I have worked remotely using netmeeting and taking control of the desktop - now XP has remote assistance which would be great for that type of work....

some kit i have available - is a spare hardrive, mouse, keyboard, powerleads, cat5cable monitor - so when I get a box I can connect up and run
also I have a copy of all the boot floppies from http://www.bootdisk.com/
I also have a bootable CD from http://www.ultimatebootcd.com/


----------



## blues_harp28 (Jan 9, 2005)

Hi in addition to the good suggestions from etaf.
Do not undersell yourself..keep in mind the minimum you want to earn from the business..you may be starting in a small way but set a price and stick to it.
Remember too that the tax man will at some time take an interest in your extra earnings..keep any records up to date.[sorry to bring that up]
As has been said word of mouth from satisfied customers will always bring in more work.
Go for it..and good luck.


----------



## mandriva (Mar 16, 2006)

Well thanks for all the great information guys. I will definantly be giving it a shot.

Cheers

Andy


----------



## etaf (Oct 2, 2003)

blues_harp28 - thats an excellent point


> Do not undersell yourself..keep in mind the minimum you want to earn from the business..


This was one of the reasons I stopped - my partner kept underselling, often doing things for nothing and when put under any pressure would also undercut......
He felt he had todo the work regardless and with overheads, Tax etc, if we continued in the same way and pricing policy, we could easily have lost money a lot of money, on just one big deal, so after a lot of discussion I decided it was not viable to continue ......

Some work you may want to do at a very reduced rate to get the recognition and profile etc etc - so make sure you do this only when it is necessary and only when it justifies your business needs.....

Have a pricing policy.


----------



## blues_harp28 (Jan 9, 2005)

Hi etaf it's so easy to do..you think that it's a new business you need the customers and you can end up doing the job for almost nothing.
You can even think better to have any job regardless of the return than no work at all.
Not true..you undersell yourself and your showing little if any business sense..decide what your time..your experience is worth and price each job accordingly.


----------



## etaf (Oct 2, 2003)

> you think that it's a new business you need the customers and you can end up doing the job for almost nothing.
> You can even think better to have any job regardless of the return than no work at all.

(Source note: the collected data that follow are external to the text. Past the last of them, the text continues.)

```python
class PushConstantRay(C.Structure):
    _fields_ = [
        ("clearColor", c_f * 4),
        ("frame", c_i),
        ("lightsCount", c_i),
        ("samples", c_i),
        ("depth", c_i),
        ("useShadows", c_i),
        ("useAO", c_i),
# ... 177 lines not shown
assert C.sizeof(VertexUpdate) == 48
assert C.sizeof(Ray) == 32
assert C.sizeof(Hit) == 32
assert C.sizeof(Surface) == 128
assert C.sizeof(InstanceVisibility) == 4
assert C.sizeof(QueryOpts) == 16
assert C.sizeof(MaterialAlpha) == 8

assert C.sizeof(GlobalUniforms) == 192
assert C.sizeof(PushConstantRay) == 44
assert C.sizeof(PrimMeshInfo) == 12
assert C.sizeof(GltfPBRMaterial) == 52
assert C.sizeof(GltfLight) == 32
assert C.sizeof(PrimMesh) == 20
assert C.sizeof(Node) == 68

VKRT_OK, VKRT_ERR_INVALID_ARGUMENT, VKRT_ERR_NO_DEVICE, VKRT_ERR_HIP, VKRT_ERR_OUT_OF_MEMORY, VKRT_ERR_NOT_BUILT, VKRT_ERR_UNSUPPORTED = range(7)
VKRT_BUILD_LBVH_GPU = 0x1
VKRT_BUILD_SAH_HOST = 0x2
VKRT_BUILD_PLOC_GPU = 0x4
VKRT_TRACE_SEED_INDEX_ROW_MAJOR = 0x1
VKRT_TRACE_COUNT_TRAVERSAL = 0x2
VKRT_TRACE_TIME_KERNELS = 0x4
VKRT_TRACE_SAME_SEED_EVERY_FRAME = 0x8
VKRT_ABI_VERSION = 4
VKRT_OPT_MODE, VKRT_OPT_BVH_LAYOUT, VKRT_OPT_WF_SUBFRAMES, VKRT_OPT_WF_TRAV_BLOCK = 1, 2, 3, 4
VKRT_OPT_WF_SHARE, VKRT_OPT_TRI_THRESHOLD, VKRT_OPT_WF_SHARE_PERIOD, VKRT_OPT_WF_SHARE_FLAGS = 5, 6, 7, 8
VKRT_OPT_GBUFFER_MIPS = 9
VKRT_OPT_WATERTIGHT, VKRT_OPT_SKIP_DEAD_SHADOW_RAYS, VKRT_OPT_ANYHIT_DISSOLVE = 10, 11, 12
VKRT_OPT_WF_FRAMES_IN_FLIGHT, VKRT_OPT_SPLIT_BUDGET = 13, 14
VKRT_OPT_WF_SAMPLE_SYNC = 15
VKRT_OPT_WF_CAMERA_ROUNDS = 16
VKRT_OPT_WF_TRI_LEND = 17
VKRT_INFO_ANYHIT_ORDER = 100
VKRT_INFO_SPLIT_BUDGET = 101
VKRT_INSTANCE_FACING_CULL_DISABLE, VKRT_INSTANCE_FLIP_FACING = 0x1, 0x2
VKRT_RAY_OPAQUE, VKRT_RAY_CULL_BACK_FACING, VKRT_RAY_CULL_FRONT_FACING = 0x1, 0x10, 0x20
VKRT_MEMORY_HOST, VKRT_MEMORY_DEVICE = 0, 1
VKRT_SURFACE_GEOMETRY, VKRT_SURFACE_MATERIAL = 0x1, 0x2
VKRT_ALPHA_OPAQUE, VKRT_ALPHA_MASK = 0, 1
VKRT_MULTIHIT_MAX = 16

VKRT_SYMBOLS = [
    "vkrt_abi_version",
    "vkrt_last_error",
    "vkrt_device_count",
    "vkrt_scene_create",
    "vkrt_scene_destroy",
    "vkrt_scene_set_option",
    "vkrt_scene_get_option",
    "vkrt_reserve",
    "vkrt_reserve_frames",
    "vkrt_accel_build",
    "vkrt_accel_get_info",
    "vkrt_scene_update_nodes",
    "vkrt_accel_refit",
    "vkrt_scene_update_vertices",
    "vkrt_intersect",
    "vkrt_occluded",
    "vkrt_scene_set_instance_visibility",
    "vkrt_scene_get_instance_visibility",
    "vkrt_intersect_ex",
    "vkrt_occluded_ex",
    "vkrt_intersect_multi",
    "vkrt_closest_point",
    "vkrt_hit_surface",
    "vkrt_scene_set_material_alpha",
    "vkrt_scene_get_material_alpha",
# ... 127 lines not shown
```

vk-raytracing-engine_amd/csrc/device_scene.h:

```cpp
#pragma once
#include <hip/hip_runtime.h>
#include <stddef.h>
#include <stdint.h>
#include "../../include/vkrt_host_device.h"
#include "device_math.h"

struct DevInstance
{
  float o2w[12];
  float w2o[9];
  int32_t primMesh;
  uint32_t vis;
  int32_t pad;
};
static_assert(sizeof(DevInstance) == 96, "DevInstance");
#define VKRT_VIS_CULL_DISABLE 0x100u
#define VKRT_VIS_FLIP 0x200u
#define VKRT_VIS_MIRRORED 0x10000u

#define VKRT_VERTEX_QUADS 3
#define VKRT_VERTEX_BYTES 48u
struct DevTexRef
{
  uint32_t offset;
// ... 88 lines not shown
#endif
#ifndef VKRT_W8_POSTPONE_ROOM
#define VKRT_W8_POSTPONE_ROOM 0
#endif

#define VKRT_COUNTER_SLOTS 64
struct DevCounters
{
  unsigned long long v[VKRT_COUNTER_SLOTS][VKRT_COUNTER_STRIDE];
};

#define VKRT_TRACE_PUBLIC_FLAGS 0xFu
#define VKRT_FLAG_SKIP_DEAD_SHADOW 0x100u
#define VKRT_FLAG_STORE_STAGED 0x200u
#define VKRT_FLAG_SAMPLE_SYNC 0x400u
#define VKRT_FLAG_CAMERA_ROUNDS 0x800u

struct TraceParams
{
  DevScene sc;
  PushConstantRay pc;
  float viewInverse[16];
  float projInverse[16];
  uint32_t seed;
  uint32_t flags;
  uint32_t fullW, fullH;
  uint32_t stripRows, shardCount, shardIndex;
  uint32_t localRows;
  uint32_t tilesX, tileCount;
  uint32_t tileFirst;
  float* image;
  unsigned int* workCounter;
  DevCounters* counters;
};

struct WfBuffers
{
  unsigned* ctrl;
  float4* planes;
  float4* stage;
  uint32_t capacity;
  uint32_t groups;
  float4* sampleState;
};
```

vk-raytracing-engine_amd/csrc/vkrt_api.cpp:

```cpp
#include <hip/hip_runtime.h>
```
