smith-waterman_amd/csrc/sw_wholeline_consumer.inc:

```

#define C3_MASK(BIT, VOFF)                                                                                                 \
    "v_bfe_i32 v124, %[wm], " BIT ", 1\n\t"                                                                                \
    "v_or_b32 v120, v124, " VOFF "\n\t"
#define C3_ROW(GA0, GA1, GB0, GB1, CH, BYTE, HA, HB, PA, PB, HST, PST)                                                     \
    "v_sub_u32 %[nz], %[nz], %[ngap]\n\t"                                                                                 \
    "v_cmp_eq_u32_sdwa s[68:69], %[aA], " CH " src0_sel:DWORD src1_sel:" BYTE "\n\t"                                       \
    "v_cmp_eq_u32_sdwa s[70:71], %[aB], " CH " src0_sel:DWORD src1_sel:" BYTE "\n\t"                                       \
    "v_add_u32 " HA ", " GA1 ", %[nz]\n\t"                                                                                \
    "v_add3_u32 " HB ", " GB1 ", %[nz], v112\n\t"                                                                         \
    "v_cndmask_b32_e64 v113, %[xm], %[mm], s[68:69]\n\t"                                                                  \
    "v_cndmask_b32_e64 v114, %[xm], %[mm], s[70:71]\n\t"                                                                  \
    HST                                                                                                                    \
    "v_cmp_eq_u32_e64 s[60:61], " GA0 ", " GA1 "\n\t"                                                                     \
    "v_cmp_eq_u32_e64 s[64:65], " GB0 ", " GB1 "\n\t"                                                                     \
    "v_add_u32_dpp v115, " GB0 ", v113 wave_shr:1 row_mask:0xf bank_mask:0xf bound_ctrl:0\n\t"                            \
    "v_add_u32 v99, " GA0 ", v114\n\t"                                                                                   \
    "v_cndmask_b32_e64 " PA ", 2, 1, s[60:61]\n\t"                                                                        \
    "v_cndmask_b32_e64 " PB ", 2, 1, s[64:65]\n\t"                                                                        \
    "v_cmp_eq_u32_e64 s[62:63], v115, " GA1 "\n\t"                                                                        \
    "v_cmp_eq_u32_e64 s[66:67], v99, " GB1 "\n\t"                                                                        \
    "v_max3_i32 %[bm], %[bm], " HA ", " HB "\n\t"                                                                         \
    "v_cmp_eq_u32_e64 s[68:69], 0, " HA "\n\t"                                                                            \
    "v_cndmask_b32_e64 " PA ", " PA ", 3, s[62:63]\n\t"                                                                   \
    "v_cndmask_b32_e64 " PB ", " PB ", 3, s[66:67]\n\t"                                                                   \
    "v_cmp_eq_u32_e64 s[70:71], 0, " HB "\n\t"                                                                            \
    "s_add_u32 s80, s80, %[rowbH]\n\t"                                                                                    \
    "v_cndmask_b32_e64 " PA ", " PA ", 0, s[68:69]\n\t"                                                                   \
    "v_cndmask_b32_e64 " PB ", " PB ", 0, s[70:71]\n\t"                                                                   \
    PST                                                                                                                    \
    "s_add_u32 s82, s82, %[rowbP]\n\t"
#define C3_EV32(GA0, GA1, GB0, GB1, CH, BYTE, POL, KH, KP)                                                                         \
    C3_ROW(GA0, GA1, GB0, GB1, CH, BYTE, "v100", "v101", "v102", "v103",                                                   \
           C3_MASK(KH, "%[voffH]") "buffer_store_dwordx2 v[100:101], v120, %[rH], s80 offen" POL "\n\t",  \
           C3_MASK(KP, "%[voffP]") "buffer_store_dwordx2 v[102:103], v120, %[rP], s82 offen" POL "\n\t")
#define C3_EV32P8(GA0, GA1, GB0, GB1, CH, BYTE, POL, KH, KP)                                                                       \
    C3_ROW(GA0, GA1, GB0, GB1, CH, BYTE, "v100", "v101", "v102", "v103",                                                   \
           C3_MASK(KH, "%[voffH]") "buffer_store_dwordx2 v[100:101], v120, %[rH], s80 offen" POL "\n\t",                    \
           "buffer_store_byte v102, %[voffP], %[rP], s82 offen\n\tbuffer_store_byte v103, %[voffP], %[rP], s82 offen offset:1\n\t")
#define C3_OD32P8(GA0, GA1, GB0, GB1, CH, BYTE, POL, KH, KP)                                                                       \
    C3_ROW(GA0, GA1, GB0, GB1, CH, BYTE, "v119", "v121", "v123", "v125",                                                   \
           "v_mov_b32_dpp v118, v121 wave_shr:1 row_mask:0xf bank_mask:0xf bound_ctrl:0\n\t"                              \
           C3_MASK(KH, "v116") "buffer_store_dwordx2 v[118:119], v120, %[rH], s80 offen" POL "\n\t",                        \
           "buffer_store_byte v123, %[voffP], %[rP], s82 offen\n\tbuffer_store_byte v125, %[voffP], %[rP], s82 offen offset:1\n\t")
#define C3_EV64(GA0, GA1, GB0, GB1, CH, BYTE, POL, KH, KP)                                                                         \
    C3_ROW(GA0, GA1, GB0, GB1, CH, BYTE, "v100", "v102", "v104", "v105",                                                   \
           C3_MASK(KH, "%[voffH]") "buffer_store_dwordx4 v[100:103], v120, %[rH], s80 offen" POL "\n\t",  \
           C3_MASK(KP, "%[voffP]") "buffer_store_dwordx2 v[104:105], v120, %[rP], s82 offen" POL "\n\t")
#define C3_OD_P(POL, KP)                                                                                                       \
           C3_MASK(KP, "v117")    \
           "v_mov_b32_dpp v122, v125 wave_shr:1 row_mask:0xf bank_mask:0xf bound_ctrl:0\n\t"                              \
           "buffer_store_dwordx2 v[122:123], v120, %[rP], s82 offen" POL "\n\t"
#define C3_OD32(GA0, GA1, GB0, GB1, CH, BYTE, POL, KH, KP)                                                                         \
    C3_ROW(GA0, GA1, GB0, GB1, CH, BYTE, "v119", "v121", "v123", "v125",                                                   \
           "v_mov_b32_dpp v118, v121 wave_shr:1 row_mask:0xf bank_mask:0xf bound_ctrl:0\n\t"                              \
           C3_MASK(KH, "v116") "buffer_store_dwordx2 v[118:119], v120, %[rH], s80 offen" POL "\n\t", \
           C3_OD_P(POL, KP))
#define C3_OD64(GA0, GA1, GB0, GB1, CH, BYTE, POL, KH, KP)                                                                         \
    C3_ROW(GA0, GA1, GB0, GB1, CH, BYTE, "v108", "v110", "v123", "v125",                                                   \
           "v_mov_b32_dpp v106, v110 wave_shr:1 row_mask:0xf bank_mask:0xf bound_ctrl:0\n\t"                              \
           C3_MASK(KH, "v116") "buffer_store_dwordx4 v[106:109], v120, %[rH], s80 offen" POL "\n\t", \
           C3_OD_P(POL, KP))
#define C3_ASM(READS, POL, C3_EV, C3_OD, HALFH)                                                                                   \
    asm volatile(                                                                                                          \
        "s_load_dwordx4 s[76:79], %[cptr], 0x0\n\t"                                                                       \
        READS                                                                                                              \
        "ds_write_b32 %[slot], %[qv]\n\t"            \
        "s_mov_b32 s80, 0\n\t"                                                                                            \
        "s_mov_b32 s82, 0\n\t"                                                                                            \
        "v_sub_u32 v112, 0, %[ngap]\n\t"                                                                                  \
        "v_add_u32 v116, " HALFH ", %[voffH]\n\t"                  \
        "v_add_u32 v117, -4, %[voffP]\n\t"                                                                                \
        "v_mov_b32 v101, 0\n\tv_mov_b32 v103, 0\n\tv_mov_b32 v107, 0\n\tv_mov_b32 v109, 0\n\tv_mov_b32 v111, 0\n\t"    \
        "s_waitcnt lgkmcnt(0)\n\t"                                    \
        "s_cmp_lg_u32 %[first], 0\n\t"                                                                                    \
        "s_cbranch_scc0 Lc3_%=\n\t"                                                                                       \
        "v_mov_b32 v64, %[g0a]\n\t"                  \
        "v_mov_b32 v81, %[g0b]\n"                                                                                          \
        "Lc3_%=:\n\t"                                                                                                     \
        C3_EV("v64", "v65", "v81", "v82", "s76", "BYTE_0", POL, "0", "16") C3_OD("v65", "v66", "v82", "v83", "s76", "BYTE_1", POL, "1", "17")     \
        C3_EV("v66", "v67", "v83", "v84", "s76", "BYTE_2", POL, "2", "18") C3_OD("v67", "v68", "v84", "v85", "s76", "BYTE_3", POL, "3", "19")     \
        C3_EV("v68", "v69", "v85", "v86", "s77", "BYTE_0", POL, "4", "20") C3_OD("v69", "v70", "v86", "v87", "s77", "BYTE_1", POL, "5", "21")     \
        C3_EV("v70", "v71", "v87", "v88", "s77", "BYTE_2", POL, "6", "22") C3_OD("v71", "v72", "v88", "v89", "s77", "BYTE_3", POL, "7", "23")     \
        C3_EV("v72", "v73", "v89", "v90", "s78", "BYTE_0", POL, "8", "24") C3_OD("v73", "v74", "v90", "v91", "s78", "BYTE_1", POL, "9", "25")     \
        C3_EV("v74", "v75", "v91", "v92", "s78", "BYTE_2", POL, "10", "26") C3_OD("v75", "v76", "v92", "v93", "s78", "BYTE_3", POL, "11", "27")     \
        C3_EV("v76", "v77", "v93", "v94", "s79", "BYTE_0", POL, "12", "28") C3_OD("v77", "v78", "v94", "v95", "s79", "BYTE_1", POL, "13", "29")     \
        C3_EV("v78", "v79", "v95", "v96", "s79", "BYTE_2", POL, "14", "30") C3_OD("v79", "v80", "v96", "v97", "s79", "BYTE_3", POL, "15", "31")     \
        : [nz] "+v"(nz), [bm] "+v"(bm)                                                                                      \
        : [ea] "v"(ea), [eb] "v"(eb), [ew] "v"(ew), [slot] "v"(slot_addr), [qv] "v"(qv), [first] "s"(first), [g0a] "v"(g0a), [g0b] "v"(g0b),  \
          [aA] "v"(aA), [aB] "v"(aB), [mm] "v"(mm_v), [xm] "v"(xm_v), [ngap] "v"(ngap_v), [voffH] "v"(voffH),           \
          [voffP] "v"(voffP), [wm] "v"(wm), [rH] "s"(rH), [rP] "s"(rP), [rowbH] "s"(rowbH), [rowbP] "s"(rowbP), [cptr] "s"(chars)     \
        : "vcc", "scc", "memory", "s60", "s61", "s62", "s63", "s64", "s65", "s66", "s67", "s68", "s69", "s70", "s71", "s72", "s73", "s76", "s77", "s78", "s79", \
          "s80", "s82",                                \
          "v64", "v65", "v66", "v67", "v68", "v69", "v70", "v71", "v72", "v73", "v74", "v75", "v76", "v77", "v78", "v79", "v80", "v81", "v82",    \
          "v83", "v84", "v85", "v86", "v87", "v88", "v89", "v90", "v91", "v92", "v93", "v94", "v95", "v96", "v97", "v98", "v99", "v100", "v101", "v102", \
          "v103", "v104", "v105", "v106", "v107", "v108", "v109", "v110", "v111", "v112", "v113", "v114", "v115", "v116", "v117", "v118", "v119", "v120", \
          "v121", "v122", "v123", "v124", "v125", "v126", "v127")
__device__ __forceinline__ u32 consumer_block3(bool flat, bool nt, bool h64, bool p8, u32 ea, u32 eb, u32 ew, u32 slot_addr, u32 qv, int first, u32 g0a, u32 g0b, u32& nz,
                                               u32 aA, u32 aB, u32 mm_v, u32 xm_v, u32 ngap_v, u32 voffH, u32 voffP, sw_i32x4 rH, sw_i32x4 rP,
                                               u32 rowbH, u32 rowbP, const unsigned char* chars, u32 wm, bool allod) {
    u32 bm = 0;
#define C3_PICK(READS)                                                                                                     \
    if (p8) {                                                                       \
        if (nt) { C3_ASM(READS, " nt", C3_EV32P8, C3_OD32P8, "-4"); } else { C3_ASM(READS, "", C3_EV32P8, C3_OD32P8, "-4"); }           \
    } else if (allod) {                                                                                                    \
        if (h64) { if (nt) { C3_ASM(READS, " nt", C3_OD64, C3_OD64, "-8"); } else { C3_ASM(READS, "", C3_OD64, C3_OD64, "-8"); } }    \
        else { if (nt) { C3_ASM(READS, " nt", C3_OD32, C3_OD32, "-4"); } else { C3_ASM(READS, "", C3_OD32, C3_OD32, "-4"); } }        \
    } else if (h64) { if (nt) { C3_ASM(READS, " nt", C3_EV64, C3_OD64, "-8"); } else { C3_ASM(READS, "", C3_EV64, C3_OD64, "-8"); } } \
    else { if (nt) { C3_ASM(READS, " nt", C3_EV32, C3_OD32, "-4"); } else { C3_ASM(READS, "", C3_EV32, C3_OD32, "-4"); } }
    if (flat) { C3_PICK(C2_READS_FLAT) } else { C3_PICK(C2_READS_WRAP) }
#undef C3_PICK
    return bm;
}
```

Baseline: 337.9 GCUPS.

## Pair LDS ring reads with ds_read2 and sleep importers when blocked

Replaces the 34 single ds_read_b32 loads in the flat consumer ring read with paired ds_read2_b32 instructions, halving the LDS instruction count. Importer waves that cannot advance, because they are blocked by the ring limit or by pacing, now drop priority and s_sleep for a duration scaled to the pacing rate instead of spinning, which frees issue slots for compute waves. A debug bit that skips ring reads is also added, routed through the first flag. The sleeps may add latency when the producer advances sooner than expected.

```diff
diff --git a/smith-waterman_amd/csrc/sw_debug.h b/smith-waterman_amd/csrc/sw_debug.h
--- a/smith-waterman_amd/csrc/sw_debug.h
+++ b/smith-waterman_amd/csrc/sw_debug.h
@@ -29,9 +29,11 @@
     DBG_S2_SYNTH_HALO = 1 << 22,
     DBG_NO_XCD_DEALING = 1 << 23,
     DBG_S2_IMPORTERS = 3 << 24,
+    DBG_S2_NO_RING_READS = 1 << 26,
     DBG_NO_PACING = 1 << 27,
     DBG_S2_BARRIER_SCAN = 1 << 28,
     DBG_S2_SCAN_ALL = 1 << 29,
+    DBG_S2_IMPORTERS_POLL = 1 << 30,
 };
 constexpr int DBG_S2_IMPORTERS_SHIFT = 24;
 constexpr int DBG_BATCH_MASK = DBG_NO_STORES | DBG_PRODUCER_ONLY | DBG_GENERIC_PRODUCER;
diff --git a/smith-waterman_amd/csrc/sw_systolic2.inc b/smith-waterman_amd/csrc/sw_systolic2.inc
--- a/smith-waterman_amd/csrc/sw_systolic2.inc
+++ b/smith-waterman_amd/csrc/sw_systolic2.inc
@@ -185,7 +185,7 @@
 #define C2_OD32(GA0, GA1, GB0, GB1, CH, BYTE, POL, PST, TRK, K2) C2_ROW(GA0, GA1, GB0, GB1, CH, BYTE, "v104", "v105", "v[104:105]", "v106", "v107", "v[106:107]", POL, C2_H32, PST, TRK, K2)
 #define C2_EV64(GA0, GA1, GB0, GB1, CH, BYTE, POL, PST, TRK, K2) C2_ROW(GA0, GA1, GB0, GB1, CH, BYTE, "v100", "v102", "v[100:103]", "v104", "v105", "v[104:105]", POL, C2_H64, PST, TRK, K2)
 #define C2_OD64(GA0, GA1, GB0, GB1, CH, BYTE, POL, PST, TRK, K2) C2_ROW(GA0, GA1, GB0, GB1, CH, BYTE, "v106", "v108", "v[106:109]", "v110", "v111", "v[110:111]", POL, C2_H64, PST, TRK, K2)
-#define C2_RD(K, KB, OFF) "ds_read_b32 v" #K ", %[ea] offset:" #OFF "\n\tds_read_b32 v" #KB ", %[eb] offset:" #OFF "\n\t"
+#define C2_RD2(K0, K1, ADDR, O0, O1) "ds_read2_b32 v[" #K0 ":" #K1 "], %[" #ADDR "] offset0:" #O0 " offset1:" #O1 "\n\t"
 #define C2_RDW(K, KB, I)                                                                                                   \
     "v_add_u32 v98, " #I ", %[ew]\n\t"                                                                                   \
     "v_and_b32 v98, 1020, v98\n\t"                                                                                        \
@@ -194,9 +194,12 @@
     "ds_read_b32 v" #K ", v98\n\t"                                                                                        \
     "ds_read_b32 v" #KB ", v99\n\t"
 #define C2_READS_FLAT                                                                                                      \
-    C2_RD(64, 81, 0) C2_RD(65, 82, 4) C2_RD(66, 83, 8) C2_RD(67, 84, 12) C2_RD(68, 85, 16) C2_RD(69, 86, 20) C2_RD(70, 87, 24) C2_RD(71, 88, 28)      \
-    C2_RD(72, 89, 32) C2_RD(73, 90, 36) C2_RD(74, 91, 40) C2_RD(75, 92, 44) C2_RD(76, 93, 48) C2_RD(77, 94, 52) C2_RD(78, 95, 56) C2_RD(79, 96, 60) \
-    C2_RD(80, 97, 64)
+    "ds_read_b32 v81, %[eb]\n\t"                                                                                         \
+    C2_RD2(64, 65, ea, 0, 1) C2_RD2(82, 83, eb, 1, 2) C2_RD2(66, 67, ea, 2, 3) C2_RD2(84, 85, eb, 3, 4)                    \
+    C2_RD2(68, 69, ea, 4, 5) C2_RD2(86, 87, eb, 5, 6) C2_RD2(70, 71, ea, 6, 7) C2_RD2(88, 89, eb, 7, 8)                    \
+    C2_RD2(72, 73, ea, 8, 9) C2_RD2(90, 91, eb, 9, 10) C2_RD2(74, 75, ea, 10, 11) C2_RD2(92, 93, eb, 11, 12)               \
+    C2_RD2(76, 77, ea, 12, 13) C2_RD2(94, 95, eb, 13, 14) C2_RD2(78, 79, ea, 14, 15) C2_RD2(96, 97, eb, 15, 16)            \
+    "ds_read_b32 v80, %[ea] offset:64\n\t"
 #define C2_READS_WRAP                                                                                                      \
     C2_RDW(64, 81, 0) C2_RDW(65, 82, 4) C2_RDW(66, 83, 8) C2_RDW(67, 84, 12) C2_RDW(68, 85, 16) C2_RDW(69, 86, 20) C2_RDW(70, 87, 24)              \
     C2_RDW(71, 88, 28) C2_RDW(72, 89, 32) C2_RDW(73, 90, 36) C2_RDW(74, 91, 40) C2_RDW(75, 92, 44) C2_RDW(76, 93, 48) C2_RDW(77, 94, 52)            \
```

Yep, that was the main discussion points, and often almost word for word hes starting point, which we had on numerous occasions

somethign along the lines - they will be able to recommend others bla bla - tried to point out that may only be because its so cheap and never get out of the loop - you did it for my mate for £10, why cant you do the same for me. hehehehehe - oh well.............


----------



## blues_harp28 (Jan 9, 2005)

As in all aspects of human existance..it all comes down to self-worth.
What do I truly believe about myself?..what I truly believe I am worth is how others will value me also.
Now where is the Philosophy and Metaphysics forum?


----------



## etaf (Oct 2, 2003)

this site may be useful to keep up your sleeve - or even download all the data and cut to CD/DVD

Full version of SP2 - 272MB
http://www.softwarepatch.com/windows/xpsp2.html
and all the secruity updates - for XP , 2K
http://www.softwarepatch.com/windows/index.html

this site may aklso be useful
http://www.autopatcher.com/


----------



## etaf (Oct 2, 2003)

lets us know how it goes


----------



## rolandk10 (Oct 17, 2005)

I think there is a lot of money to be made if you market correctly. It's true that a new pc is cheap. That's why I don't offer to build them anymore. But...and this is a big but...that doesn't mean that the customers who buy these cheap pc's know how to use them. Most of my business now days is teaching and networking. 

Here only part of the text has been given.